The plaintiffs have persuasively shown that documents which the defendant has challenged as unauthenticated meet either the minimal requirements of Fed. R. Evid. 901 or are self-authenticating under Fed. R. Evid. 902. Most of these documents either meet the general requirement of Fed. R. Evid. 901(a), or are public records under Fed. R. Evid. 901(b)(7), are authentic under Fed. R. Evid. 901(b)(4), are self-authenticating under Fed. R. Evid. 902, or have been authenticated by affidavit.
Moreover, as to the defendant's general hearsay objections, documents are admissible under the various hearsay exceptions or are nonhearsay. The documents are relevant, reliable and essential to a just and proper adjudication of this matter.2a The documents have a significant indicia of reliability, because the vast majority were produced from the Department of Health and Human Services and the AFLA grantees, and the defendants rely on, and respond to the same types of documents in their opposition to plaintiffs' motion for summary judgment. In addition, the potential prejudice to the defendant is low. Furthermore, the danger posed by hearsay is diminished in this case because the Court is the trier of fact. See 4 Weinstein's Evidence, para. 800 at 800-17 (1987) (and cases cited therein).

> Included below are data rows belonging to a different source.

__device__ __forceinline__ void v3_rezero(V3Hdr* h)
{
    for (int k = 0; k < VOTE_MAX_TILES; ++k) h->tile_count[k * V3_CNT_STRIDE] = 0u;
    for (int k = 0; k < V3_RED_FANIN; ++k)
        for (int w = 2; w < 6; ++w) h->tile_count[k * V3_CNT_STRIDE + w] = 0u;
    h->flags = 0u; h->any_extra = 0u; h->done = 0u; h->magic = V3_MAGIC;
    __threadfence();
}
__device__ __forceinline__ void v3_reduce_body(const V3Args& A, const int bps, const int bid, const int nblocks)
{
    __shared__ unsigned long long part[RED_GROUPS][RED_CELLS];
    __shared__ unsigned long long wkey[RED_GROUPS];
    __shared__ int sp[200];
    const int tid = threadIdx.x, lane = tid & 63, cg = tid >> 6;
    if (bid == 0 && tid == 0) {
        const unsigned long long st = A.packed[31];
        if ((st & ~0xfffull) == VOTE_TAB_PENDING) A.packed[31] = st ^ (VOTE_TAB_PENDING ^ VOTE_TAB_STAMP);
    }
    int gx, gy, gz;
    int64_t n_points;
    V3Tiling pt;
    const bool fits = v3_resolve(A, gx, gy, gz, n_points, pt);
    const unsigned hflags = A.hdr->flags, hextra = A.hdr->any_extra, hfmt = A.hdr->fmt, hmagic = A.hdr->magic;
    const float hquantum = A.hdr->quantum;
    if (fits) v3_split(A, pt.T, sp);
    if (!fits || (hflags & 1u)) {
        const bool poisoned = hmagic != 0u && hmagic != V3_MAGIC;
        if (!poisoned) {
            uint4* p4 = reinterpret_cast<uint4*>(A.plane);
            const int64_t n16 = (int64_t)(V3_PLANE_BYTES / 16);
            for (int64_t i = (int64_t)bid * blockDim.x + tid; i < n16; i += (int64_t)nblocks * blockDim.x) p4[i] = make_uint4(0u, 0u, 0u, 0u);
            __threadfence();
            __syncthreads();
        }
        if (tid == 0) {
            const unsigned tk = atomicAdd(reinterpret_cast<unsigned*>(A.packed + 18), 1u);
            if (tk == (unsigned)nblocks - 1u) {
                if (A.out_idx) *A.out_idx = -1;
                if (A.out_val) *A.out_val = __uint_as_float(0x7fc00000u);
                if (A.quantum_out) *A.quantum_out = 0.f;
                A.packed[20] = 1ull;
                if (!poisoned) v3_rezero(A.hdr);
            }
        }
        return;
    }
    const bool earlier_pass_failed = A.win_base > 0 && A.packed[20] != 0ull;
    if (A.quantum_out && bid == 0 && tid == 0) *A.quantum_out = (hfmt == 0u && !earlier_pass_failed) ? hquantum : 0.f;
    const int T = pt.T;
    const int slot = v3_slot_words(pt, gz);
    __syncthreads();
    const bool raw = hfmt == 0u;
    const bool any_extra = hextra != 0u;
    unsigned long long best = 0ull;
    const bool wave_items = !A.fused && A.wgs <= 128;
    if (wave_items) {
        for (int item = bid * RED_GROUPS + cg; item < T * bps; item += nblocks * RED_GROUPS) {
            const int t = item / bps, j = item - t * bps;
            const int tix = t / pt.nty, tiy = t - tix * pt.nty;
            const int x0 = tix * pt.tx, y0 = tiy * pt.ty;
            const int tx = min(pt.tx, gx - x0), ty = min(pt.ty, gy - y0);
            const int tyh = pt.ty + pt.hy, ltyz = tyh * gz;
            const int nwords = (tx + pt.hx) * ltyz;
            const int k0 = j * RED_CELLS + lane * 4;
            if (k0 >= nwords) continue;
            const int C = sp[t], base_b = sp[64 + t];
            const unsigned n_own = (unsigned)sp[128 + t];
            unsigned long long acc[4] = {0ull, 0ull, 0ull, 0ull};
            float facc[4] = {0.f, 0.f, 0.f, 0.f};
            const uint32_t* base = A.partials + (int64_t)base_b * slot + k0;
            auto add = [&](const uint4 v) {
                if (raw) { acc[0] += v.x; acc[1] += v.y; acc[2] += v.z; acc[3] += v.w; }
                else { facc[0] += __uint_as_float(v.x); facc[1] += __uint_as_float(v.y); facc[2] += __uint_as_float(v.z); facc[3] += __uint_as_float(v.w); }
            };
            const bool full = n_own >= 64u * (unsigned)C;
            int c = 0;
            if (full) {
                for (; c + 3 < C; c += 4) {
                    uint4 v[4];
#pragma unroll
                    for (int q = 0; q < 4; ++q) v[q] = *reinterpret_cast<const uint4*>(base + (int64_t)(c + q) * slot);
#pragma unroll
                    for (int q = 0; q < 4; ++q) add(v[q]);
                }
            }
            for (; c < C; ++c)
                if (full || v3_chunk_live(n_own, c, C, base_b + c)) add(*reinterpret_cast<const uint4*>(base + (int64_t)c * slot));
#pragma unroll
            for (int u = 0; u < 4; ++u) {
                const int k = k0 + u;
                if (k >= nwords) continue;
                const int lx = k / ltyz, rem = k - lx * ltyz, ly = rem / gz, z = rem - ly * gz;
                if (!(lx < tx && ly < ty)) continue;
                const int64_t cell = ((int64_t)(x0 + lx) * gy + (y0 + ly)) * gz + z;
                const unsigned long long ext = any_extra ? A.plane[cell] : 0ull;
                if (ext) A.plane[cell] = 0ull;
                float v;
                if (raw) {
                    const unsigned long long s_ = ext + acc[u];
                    if (A.grid_raw) A.grid_raw[cell] = (long long)s_ + (A.accumulate ? A.grid_raw[cell] : 0ll);
                    v = (float)((double)s_ * (double)hquantum);
                } else {
                    v = __uint_as_float((uint32_t)ext) + facc[u];
                }
                if (A.accumulate && A.grid) v = A.grid[cell] + v;
                if (A.grid) A.grid[cell] = v;
                const unsigned long long key = ((unsigned long long)f2ord(v) << 32) | (unsigned long long)(0xffffffffu - (uint32_t)cell);
                best = key > best ? key : best;
            }
        }
    } else
    for (int item = bid; item < T * bps; item += nblocks) {
    const int t = item / bps, j = item - t * bps;
    const int tix = t / pt.nty, tiy = t - tix * pt.nty;
    const int x0 = tix * pt.tx, y0 = tiy * pt.ty;
    const int tx = min(pt.tx, gx - x0), ty = min(pt.ty, gy - y0);
    const int tyh = pt.ty + pt.hy, ltyz = tyh * gz;
    const int nwords = (tx + pt.hx) * ltyz;
    if (j * RED_CELLS >= nwords) continue;
    const int C = sp[t], base_b = sp[64 + t];
    const unsigned n_own = (unsigned)sp[128 + t];

    const int k0 = j * RED_CELLS + lane * 4;
    unsigned long long acc[4] = {0ull, 0ull, 0ull, 0ull};
    float facc[4] = {0.f, 0.f, 0.f, 0.f};
    if (k0 < nwords) {
        const uint32_t* base = A.partials + (int64_t)base_b * slot + k0;
        auto add = [&](const uint4 v) {
            if (raw) { acc[0] += v.x; acc[1] += v.y; acc[2] += v.z; acc[3] += v.w; }
            else { facc[0] += __uint_as_float(v.x); facc[1] += __uint_as_float(v.y); facc[2] += __uint_as_float(v.z); facc[3] += __uint_as_float(v.w); }
        };
        const int64_t cp = 64;
        const bool full = A.fused ? (int64_t)(C - 1) * cp < A.n_ppfs : n_own >= 64u * (unsigned)C;
        int c = cg;
        if (full) {
            for (; c + 7 * RED_GROUPS < C; c += 8 * RED_GROUPS) {
                uint4 v[8];
#pragma unroll
                for (int q = 0; q < 8; ++q) v[q] = *reinterpret_cast<const uint4*>(base + (int64_t)(c + q * RED_GROUPS) * slot);
#pragma unroll
                for (int q = 0; q < 8; ++q) add(v[q]);
            }
        }
        for (; c < C; c += RED_GROUPS)
            if (full || (A.fused ? (base_b + c == 0 || (int64_t)c * cp < A.n_ppfs) : v3_chunk_live(n_own, c, C, base_b + c)))
                add(*reinterpret_cast<const uint4*>(base + (int64_t)c * slot));
    }
#pragma unroll
    for (int u = 0; u < 4; ++u) part[cg][lane * 4 + u] = raw ? acc[u] : (unsigned long long)__float_as_uint(facc[u]);

    const int k = j * RED_CELLS + tid;
    int lx = 0, ly = 0, z = 0;
    bool owned = false;
    if (tid < RED_CELLS && k < nwords) {
        lx = k / ltyz;
        const int rem = k - lx * ltyz;
        ly = rem / gz; z = rem - ly * gz;
        owned = lx < tx && ly < ty;
    }
    const int64_t cell = ((int64_t)(x0 + lx) * gy + (y0 + ly)) * gz + z;
    unsigned long long ext = 0ull;
    float prev = 0.f;
    if (owned && any_extra) ext = A.plane[cell];
    if (owned && A.accumulate && A.grid) prev = A.grid[cell];
    __syncthreads();
    if (owned) {
        float v;
        if (ext) A.plane[cell] = 0ull;
        if (raw) {
            unsigned long long s_ = ext;
#pragma unroll
            for (int g = 0; g < RED_GROUPS; ++g) s_ += part[g][tid];
            if (A.grid_raw) A.grid_raw[cell] = (long long)s_ + (A.accumulate ? A.grid_raw[cell] : 0ll);
            v = (float)((double)s_ * (double)hquantum);
        } else {
            v = __uint_as_float((uint32_t)ext);
#pragma unroll
            for (int g = 0; g < RED_GROUPS; ++g) v = v + __uint_as_float((uint32_t)part[g][tid]);
        }
        if (A.accumulate) v = prev + v;
        if (A.grid) A.grid[cell] = v;
        const unsigned long long key = ((unsigned long long)f2ord(v) << 32) | (unsigned long long)(0xffffffffu - (uint32_t)cell);
        best = key > best ? key : best;
    }
    __syncthreads();
    }
    unsigned long long key = best;
    const int n_wkeys = wave_items ? RED_GROUPS : RED_CELLS / 64;
    if (cg < n_wkeys) {
        key = wave_max_u64(key);
        if (lane == 0) wkey[cg] = key;
    }
    const unsigned gsel = (unsigned)bid & (V3_RED_FANIN - 1);
// ... 19 lines not shown
            }
        }
    }
}
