@@ -189,7 +154,7 @@
 #pragma unroll
     for (int i = 0; i < 8; ++i)
         if ((uint32_t)i == in_len) st[i] = bb::to_monty(w);
-    p2::permute(st, c_params);
+    p2::permute_compress(st, c_params);
     const uint32_t sample = st[7];
     if ((bb::from_monty(sample) & ((1u << bits) - 1u)) == 0u) atomicMin(best, w);
 }
diff --git a/powdr_amd/csrc/poseidon2.hpp b/powdr_amd/csrc/poseidon2.hpp
--- a/powdr_amd/csrc/poseidon2.hpp
+++ b/powdr_amd/csrc/poseidon2.hpp
@@ -119,6 +119,31 @@
 }
 
 template <bool FOLD, bool BIAS>
+PW_HD void m4_block(const int32_t* x, const int64_t* fold, int64_t* y) {
+    constexpr int64_t kBias = 4 * (int64_t)bb::P;
+    const int32_t x0 = x[0], x1 = x[1], x2 = x[2], x3 = x[3];
+    const int64_t t01 = bb::swide_add(FOLD ? bb::swide_fma_uniform(fold[0], x0, 1) : BIAS ? bb::swide_fma_uniform(kBias, x0, 1) : bb::swide_mul(x0, 1), x1);
+    const int64_t t23 = bb::swide_add(FOLD ? bb::swide_fma_uniform(fold[1], x2, 1) : BIAS ? bb::swide_fma_uniform(kBias, x2, 1) : bb::swide_mul(x2, 1), x3);
+    const int64_t t = t01 + t23;
+    const int64_t ta = bb::swide_add(t, x1), tb = bb::swide_add(t, x3);
+    y[0] = ta + t01;
+    y[1] = bb::swide_fma(ta, x2, 2) + (FOLD ? fold[2] : (int64_t)0);
+    y[2] = tb + t23;
+    y[3] = bb::swide_fma(tb, x0, 2) + (FOLD ? fold[3] : (int64_t)0);
+}
+template <bool FOLD>
+PW_HD void m4_block_wide(const int64_t* z, const int64_t* fold, int64_t* y) {
+    const int64_t t01 = (FOLD ? z[0] + fold[0] : z[0]) + z[1];
+    const int64_t t23 = (FOLD ? z[2] + fold[1] : z[2]) + z[3];
+    const int64_t t = t01 + t23;
+    const int64_t ta = t + z[1], tb = t + z[3];
+    y[0] = ta + t01;
+    y[1] = (ta + 2 * z[2]) + (FOLD ? fold[2] : (int64_t)0);
+    y[2] = tb + t23;
+    y[3] = (tb + 2 * z[0]) + (FOLD ? fold[3] : (int64_t)0);
+}
+
+template <bool FOLD, bool BIAS>
 PW_HD void external_layer(int32_t* s, const int64_t* fold) {
     int64_t y[16];
     constexpr int64_t kBias = 4 * (int64_t)bb::P;
@@ -142,6 +167,47 @@
     }
 }
 
+PW_HD void last_layer_capacity(const int32_t* s, int64_t* cap) {
+    int64_t X[4];
+#pragma unroll
+    for (int i = 0; i < 4; ++i) X[i] = bb::swide_add(bb::swide_add(bb::swide_add(bb::swide_mul(s[i], 1), s[4 + i]), s[8 + i]), s[12 + i]);
+#pragma unroll
+    for (int b = 2; b < 4; ++b) {
+        int64_t z[4];
+#pragma unroll
+        for (int i = 0; i < 4; ++i) z[i] = bb::swide_add(X[i], s[4 * b + i]);
+        m4_block_wide<false>(z, nullptr, cap + 4 * (b - 2));
+    }
+}
+PW_HD void last_layer_digest(int32_t* s) {
+    constexpr int64_t kBias = 5 * (int64_t)bb::P;
+    int64_t X[4];
+#pragma unroll
+    for (int i = 0; i < 4; ++i) X[i] = bb::swide_add(bb::swide_add(bb::swide_add(bb::swide_fma_uniform(kBias, s[i], 1), s[4 + i]), s[8 + i]), s[12 + i]);
+#pragma unroll
+    for (int b = 0; b < 2; ++b) {
+        int64_t z[4], y[4];
+#pragma unroll
+        for (int i = 0; i < 4; ++i) z[i] = bb::swide_add(X[i], s[4 * b + i]);
+        m4_block_wide<false>(z, nullptr, y);
+#pragma unroll
+        for (int i = 0; i < 4; ++i) s[4 * b + i] = bb::sreduce_wide_loose(y[i]);
+    }
+}
+PW_HD void first_layer_sponge(const int32_t* rate, const int64_t* cap, int32_t* s, const int64_t* fold) {
+    int64_t y[16];
+#pragma unroll
+    for (int b = 0; b < 2; ++b) m4_block<true, false>(rate + 4 * b, fold + 4 * b, y + 4 * b);
+#pragma unroll
+    for (int b = 2; b < 4; ++b) m4_block_wide<true>(cap + 4 * (b - 2), fold + 4 * b, y + 4 * b);
+#pragma unroll
+    for (int i = 0; i < 4; ++i) {
+        const int64_t col = (y[i] + y[4 + i]) + (y[8 + i] + y[12 + i]);
+#pragma unroll
+        for (int b = 0; b < 4; ++b) s[4 * b + i] = bb::smont(y[4 * b + i] + col);
+    }
+}
+
 template <bool LAST>
 PW_HD void internal_layer(int32_t* s, const int32_t* m, int32_t kappa, int32_t rho, int64_t next_c, const int64_t* exit_c) {
     int64_t wide = bb::smul_uniform(s[0], kappa);
@@ -154,37 +220,40 @@
     for (int i = 1; i < 16; ++i) s[i] = bb::smont(bb::swide_mad_uniform(LAST ? sum_r + exit_c[i] : sum_r, s[i], m[i]));
 }
 
+#define PW_P2_ROUNDS(s, P) \
+PW_P2_ROUND_LOOP \
+    for (int r = 0; r < 3; ++r) { \
+_Pragma("unroll") \
+        for (int i = 0; i < 16; ++i) s[i] = sbox7(s[i]); \
+        external_layer<true, false>(s, P.ext_fold[r + 1]); \
+    } \
+_Pragma("unroll") \
+    for (int i = 0; i < 16; ++i) s[i] = sbox7(s[i]); \
+    external_layer<false, false>(s, nullptr); \
+    s[0] += P.entry_c; \
+    s[0] = sbox7(s[0]); \
+    internal_layer<false>(s, P.part_diag[0], P.part_kappa[0], P.part_rho[0], P.int_fold[0], nullptr); \
+PW_P2_PARTIAL_LOOP \
+    for (int r = 1; r < 12; ++r) { \
+        s[0] = sbox7(s[0]); \
+        internal_layer<false>(s, P.part_diag[1], P.part_kappa[1], P.part_rho[1], P.int_fold[r], nullptr); \
+    } \
+    s[0] = sbox7(s[0]); \
+    internal_layer<true>(s, P.part_diag[1], P.part_kappa[1], P.part_rho[1], P.int_fold[12], P.exit_fold); \
+PW_P2_ROUND_LOOP \
+    for (int r = 4; r < 7; ++r) { \
+_Pragma("unroll") \
+        for (int i = 0; i < 16; ++i) s[i] = sbox7(s[i]); \
+        external_layer<true, false>(s, P.ext_fold[r + 1]); \
+    } \
+_Pragma("unroll") \
+    for (int i = 0; i < 16; ++i) s[i] = sbox7(s[i]);
+
 template <bool SPONGE = false>
 PW_HD void permute(uint32_t* words, const Params& P) {
     int32_t* s = reinterpret_cast<int32_t*>(words);
     external_layer<true, false>(s, P.ext_fold[0]);
-PW_P2_ROUND_LOOP
-    for (int r = 0; r < 3; ++r) {
-#pragma unroll
-        for (int i = 0; i < 16; ++i) s[i] = sbox7(s[i]);
-        external_layer<true, false>(s, P.ext_fold[r + 1]);
-    }
-#pragma unroll
-    for (int i = 0; i < 16; ++i) s[i] = sbox7(s[i]);
-    external_layer<false, false>(s, nullptr);
-    s[0] += P.entry_c;
-    s[0] = sbox7(s[0]);
-    internal_layer<false>(s, P.part_diag[0], P.part_kappa[0], P.part_rho[0], P.int_fold[0], nullptr);
-PW_P2_PARTIAL_LOOP
-    for (int r = 1; r < 12; ++r) {
-        s[0] = sbox7(s[0]);
-        internal_layer<false>(s, P.part_diag[1], P.part_kappa[1], P.part_rho[1], P.int_fold[r], nullptr);
-    }
-    s[0] = sbox7(s[0]);
-    internal_layer<true>(s, P.part_diag[1], P.part_kappa[1], P.part_rho[1], P.int_fold[12], P.exit_fold);
-PW_P2_ROUND_LOOP
-    for (int r = 4; r < 7; ++r) {
-#pragma unroll
-        for (int i = 0; i < 16; ++i) s[i] = sbox7(s[i]);
-        external_layer<true, false>(s, P.ext_fold[r + 1]);
-    }
-#pragma unroll
-    for (int i = 0; i < 16; ++i) s[i] = sbox7(s[i]);
+    PW_P2_ROUNDS(s, P)
     external_layer<false, true>(s, nullptr);
     if (!SPONGE) {
 #pragma unroll
@@ -192,4 +261,88 @@
     }
 }
 
-}
+PW_HD void permute_compress(uint32_t* words, const Params& P) {
+    int32_t* s = reinterpret_cast<int32_t*>(words);
+    external_layer<true, false>(s, P.ext_fold[0]);
+    PW_P2_ROUNDS(s, P)
+    last_layer_digest(s);
+#pragma unroll
+    for (int i = 0; i < 8; ++i) words[i] = bb::reduce_2p(words[i]);
+}
+
+struct Sponge {
+    int32_t rate[8];
+    int64_t cap[8];
+};
+PW_HD void sponge_init(Sponge& sp) {
+#pragma unroll
+    for (int k = 0; k < 8; ++k) { sp.rate[k] = 0; sp.cap[k] = 0; }
+}
+PW_HD void sponge_permute(Sponge& sp, bool keep_rate, const Params& P) {
+    int32_t s[16];
+    first_layer_sponge(sp.rate, sp.cap, s, P.ext_fold[0]);
+    PW_P2_ROUNDS(s, P)
+    if (keep_rate) {
+        external_layer<false, true>(s, nullptr);
+#pragma unroll
+        for (int k = 0; k < 8; ++k) sp.cap[k] = s[8 + k];
+    } else {
+        last_layer_capacity(s, sp.cap);
+    }
+#pragma unroll
+    for (int k = 0; k < 8; ++k) sp.rate[k] = s[k];
+}
+PW_HD void sponge_load(Sponge& sp, const uint32_t* st16) {
+#pragma unroll
+    for (int k = 0; k < 8; ++k) { sp.rate[k] = (int32_t)st16[k]; sp.cap[k] = (int32_t)st16[8 + k]; }
+}
+PW_HD void sponge_store(const Sponge& sp, uint32_t* st16) {
+#pragma unroll
+    for (int k = 0; k < 8; ++k) { st16[k] = (uint32_t)sp.rate[k]; st16[8 + k] = (uint32_t)sp.cap[k]; }
+}
+PW_HD void sponge_digest(const Sponge& sp, uint32_t* digest8) {
+#pragma unroll
+    for (int k = 0; k < 8; ++k) digest8[k] = bb::reduce_2p((uint32_t)sp.rate[k]);
+}
+
+template <class Cell>
+PW_HD void sponge_hash_row(uint32_t width, Cell&& cell, const Params& P, uint32_t* digest8) {
+    Sponge sp;
+    sponge_init(sp);
+#pragma unroll 1
+    for (uint32_t c0 = 0; c0 < width; c0 += 8) {
+#pragma unroll
+        for (int k = 0; k < 8; ++k)
+            if (c0 + k < width) sp.rate[k] = (int32_t)cell(c0 + k);
+        sponge_permute(sp, width - c0 < 16u, P);
+    }
+    sponge_digest(sp, digest8);
+}
+template <class Cell>
+PW_HD uint32_t sponge_absorb_run(Sponge& sp, uint32_t n_cols, uint32_t pos0, Cell&& cell, const Params& P) {
+    uint32_t c = 0, pos = pos0;
+    if (pos) {
+#pragma unroll
+        for (int k = 0; k < 8; ++k)
+            if ((uint32_t)k >= pos && (uint32_t)k - pos < n_cols) sp.rate[k] = (int32_t)cell((uint32_t)k - pos);
+        const uint32_t take = 8u - pos < n_cols ? 8u - pos : n_cols;
+        c = take;
+        pos += take;
+        if (pos == 8u) { sponge_permute(sp, n_cols - c < 8u, P); pos = 0; }
+    }
+#pragma unroll 1
+    for (; c < n_cols; c += 8) {
+#pragma unroll
+        for (int k = 0; k < 8; ++k)
+            if (c + k < n_cols) sp.rate[k] = (int32_t)cell(c + k);
+        if (c + 8 <= n_cols) sponge_permute(sp, n_cols - c < 16u, P);
+        else pos = n_cols - c;
+    }
+    return pos;
+}
+PW_HD void sponge_close(Sponge& sp, uint32_t pos, const Params& P, uint32_t* digest8) {
+    if (pos) sponge_permute(sp, true, P);
+    sponge_digest(sp, digest8);
+}
+
+}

Much of the documentary evidence challenged as hearsay is admissible under Fed. R. Evid. 803(24) as having circumstantial guarantees of trustworthiness;3a as public records under Fed. R. Evid. 803(8);4a or as records of regularly conducted activity under Fed. R. Evid. 803(6).5a In addition, a number of documents obtained from the defendant or the defendant-intervenors A Woman's Choice, Inc. or Catholic Charities, U.S.A. are also admissible as non-hearsay admissions by party-opponents under Fed. R. Evid. 801(d)(2) or as non-hearsay statements under Fed. R. Evid. 801(c) because they are not being offered for the truth of the matter asserted.
Finally, the defendant challenges on relevancy grounds some documents regarding the religious views of various AFLA grantees on the issues of adoption and abortion. The Court rejects the defendant's argument and finds that this evidence meets the threshold for relevancy.
Given the enormous scope and generality of the defendant's motion, and considering the general reliability of the challenged documents, the timing of the case, the breadth of the record, and given that the surrounding circumstances are such that alternative avenues of presenting the evidence are infeasible and impractical, the Court shall generally deny the defendant's motion. As to the remaining some 50 documents which the plaintiffs produced from remaining sources, the Court shall reserve its ruling until the time of trial.6a There may be an admissibility problem with respect to these documents, but in light of this Order and the Court's Opinion disposing of the cross-motions for summary judgment, the parties may be able to resolve their evidentiary disputes, or the plaintiffs may develop alternative theories for their admissibility.
Accordingly, it is, by the Court, this 9th day of July, 1991,
ORDERED that defendant's Motion to Strike portions of the Plaintiffs' Statement of Material Facts and Supporting Appendices shall be, and hereby is, denied as to the approximately 1750 documents produced by the defendant and various AFLA grantees; said denial is without prejudice to the defendant renewing objections at the time of trial; and it is
FURTHER ORDERED that as to the approximately 50 documents produced to the plaintiffs from sources other than the defendant or AFLA grantees, the Court shall reserve its ruling until the time of trial.